Outside the ordinary course of carrying on that business
The final condition requires that the disposal of trading stock is not in the ordinary course of carrying out the taxpayer's commercial business of afforestation.
The question of whether or not a sale is outside the ordinary course of business carried on by a taxpayer is a question of fact. In Downs Distributing Co Pty Ltd v. Associated Blue Star Stores Pty Ltd (in liq) (1948) 76 CLR 463 at p.477, Rich J said:
… It speaks of the course of business in general. But it does suppose that according to the ordinary and common flow of transactions in affairs of business there is a course, an ordinary course. It means that the transaction must fall into place as part of the undistinguished common flow of business done, that it should form part of the ordinary course of business as carried on, calling for no remark and arising out of no special or particular situation.
The character of the transactions that could reasonably be expected to be called for in the course of a business of afforestation include; planting, maintaining, felling, and selling trees. The disposal of the taxpayer's trees is considered to be outside the ordinary course of an afforestation business because it occurs in a manner that is not part of the common flow of transactions. That is, it arises out of the special situation of the taxpayer defaulting on the loan and the subsequent execution of the deed of settlement.

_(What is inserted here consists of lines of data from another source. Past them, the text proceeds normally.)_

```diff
@@ -813,22 +876,20 @@
     const T* wb = slab_ptr(Q + p);
     const T* w2b = wb + T2_HALF * 512;
     aX[0] = z4; aX[1] = z4;
-    t2_step<true, true, NVB, RB>(wb, w2b, bf, aX, hP, acc2, [&]() { gstage(aY, gq[1], 2 * p - 1, hQ); });
+    t2_step<true, true, NVB, RB>(wb, w2b, bf, aX, hP, acc2, [&]() { gstage_odd(aY, p - 1, hQ); });
     aY[0] = z4; aY[1] = z4;
-    t2_step<true, true, NVB, RB>(wb + 2 * KS * 512, w2b + NT * 512, bf, aY, hQ, acc2, [&]() { gstage(aX, gq[0], 2 * p, hP); });
+    t2_step<true, true, NVB, RB>(wb + 2 * KS * 512, w2b + NT * 512, bf, aY, hQ, acc2, [&]() { gstage_even(aX, p, hP); });
     signal_done(Q + p + 1);
   }
   wait_ready(Q + nchunk);
   {
     const T* w2b = slab_ptr(Q + nchunk) + T2_HALF * 512;
-    const int tl = nsub - 1;
-    t2_step<false, true, 2 * NVB, RB>(w2b, w2b, bf, aX, hP, acc2, [&]() { gstage(aY, gq[1], tl, hQ); });
+    t2_step<false, true, 2 * NVB, RB>(w2b, w2b, bf, aX, hP, acc2, [&]() { gstage_odd(aY, nchunk - 1, hQ); });
     t2_step<false, true, 0, RB>(w2b, w2b + NT * 512, bf, aX, hQ, acc2, [&]() {});
     signal_done(Q + nchunk + 1);
   }
-  t2_ln_backward(acc2, reinterpret_cast<const T*>(a.xmid) + (size_t)rowc * D + 4 * g,
-                 reinterpret_cast<const T*>(a.dy) + (size_t)rowc * D + 4 * g, a.mean2[rowc], a.rstd2[rowc], sGam, sAcc, c, g,
-                 valid, t2_row(a.dxmid, 16 * tile0, rowc, D));
+  t2_ln_backward(acc2, reinterpret_cast<const T*>(a.xmid) + lrowD, reinterpret_cast<const T*>(a.dy) + lrowD, lnext * D,
+                 a.mean2[rowc], a.rstd2[rowc], sGam, sAcc, c, g, valid, t2_row(a.dxmid, 16 * tile0, rowc, D));
 #pragma unroll
   for (int ks = 0; ks < KS; ++ks) bf[ks] = acc_to_frag<T>(acc2[2 * ks], acc2[2 * ks + 1]);
   f32x4 accA[NT];
@@ -927,18 +988,22 @@
   asm volatile("s_barrier" ::: "memory");
   if (!active) return;
 
-  const T* const dr = reinterpret_cast<const T*>(a.dy) + (size_t)rowc * K + 8 * g;
+  const bool even = (c & 1) == 0;
+  const int lrow = min(row & ~1, a.M - 1), lnext = min((row & ~1) + 1, a.M - 1) - lrow, dstep = lnext * K;
+  const T* const dl = reinterpret_cast<const T*>(a.dy) + (size_t)lrow * K + 32 * (c & 1) + 8 * g;
   Frag<T> bfa[KS], bfb[KS];
-#pragma unroll
-  for (int ks = 0; ks < KS; ++ks) bfa[ks] = ld_frag(dr + 32 * ks);
+  auto ld_lines = [&](Frag<T> (&f)[KS], int sl) {
+#pragma unroll
+    for (int ks = 0; ks < KS; ++ks) f[ks] = ld_frag(dl + (ks & 1) * dstep + sl * D + 64 * (ks >> 1));
+  };
+  ld_lines(bfa, 0);
   f32x4 acc[NT];
 #pragma unroll
   for (int nt = 0; nt < NT; ++nt) acc[nt] = (f32x4){0.f, 0.f, 0.f, 0.f};
-  auto chunk = [&](int sl, const Frag<T> (&cur)[KS], Frag<T> (&nxt)[KS]) {
-    if (sl + 1 < nslab) {
-#pragma unroll
-      for (int ks = 0; ks < KS; ++ks) nxt[ks] = ld_frag(dr + (sl + 1) * D + 32 * ks);
-    }
+  auto chunk = [&](int sl, Frag<T> (&cur)[KS], Frag<T> (&nxt)[KS]) {
+    if (sl + 1 < nslab) ld_lines(nxt, sl + 1);
+#pragma unroll
+    for (int ks = 0; ks < KS; ks += 2) t2_lines_to_frags(even, cur[ks], cur[ks + 1]);
     while (__builtin_amdgcn_readfirstlane(__hip_atomic_load(&sReady[sl], __ATOMIC_RELAXED, __HIP_MEMORY_SCOPE_WORKGROUP)) < 2)
       __builtin_amdgcn_s_sleep(1);
     asm volatile("" ::: "memory");
@@ -954,9 +1019,9 @@
     chunk(sl, bfa, bfb);
     if (sl + 1 < nslab) chunk(sl + 1, bfb, bfa);
   }
-  t2_ln_backward(acc, reinterpret_cast<const T*>(a.x) + (size_t)rowc * D + 4 * g,
-                 reinterpret_cast<const T*>(a.dres) + (size_t)rowc * D + 4 * g, a.mean[rowc], a.rstd[rowc], sGam, sAcc, c, g,
-                 valid, t2_row(a.dx, 16 * tile0, rowc, D));
+  const size_t lrowD = (size_t)lrow * D + 32 * (c & 1) + 16 * (g & 1) + 8 * (g >> 1);
+  t2_ln_backward(acc, reinterpret_cast<const T*>(a.x) + lrowD, reinterpret_cast<const T*>(a.dres) + lrowD, lnext * D,
+                 a.mean[rowc], a.rstd[rowc], sGam, sAcc, c, g, valid, t2_row(a.dx, 16 * tile0, rowc, D));
   t2_flush_colsums(sAcc, &sFin, ntile_wg, lane, a.dgamma, a.dbeta);
 }
 
```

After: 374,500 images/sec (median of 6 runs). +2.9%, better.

In conclusion, execution of the deed of settlement will result in a disposal of trading stock outside the ordinary course of business under section 70-90 of the ITAA 1997. This means that the taxpayer's assessable income for the income year in which the taxpayer executes the deed of settlement will include the market value of the trees on the day of disposal in accordance with subsection 70-90(1) of the ITAA 1997. The day of disposal will be the day that the taxpayer signs the deed of settlement.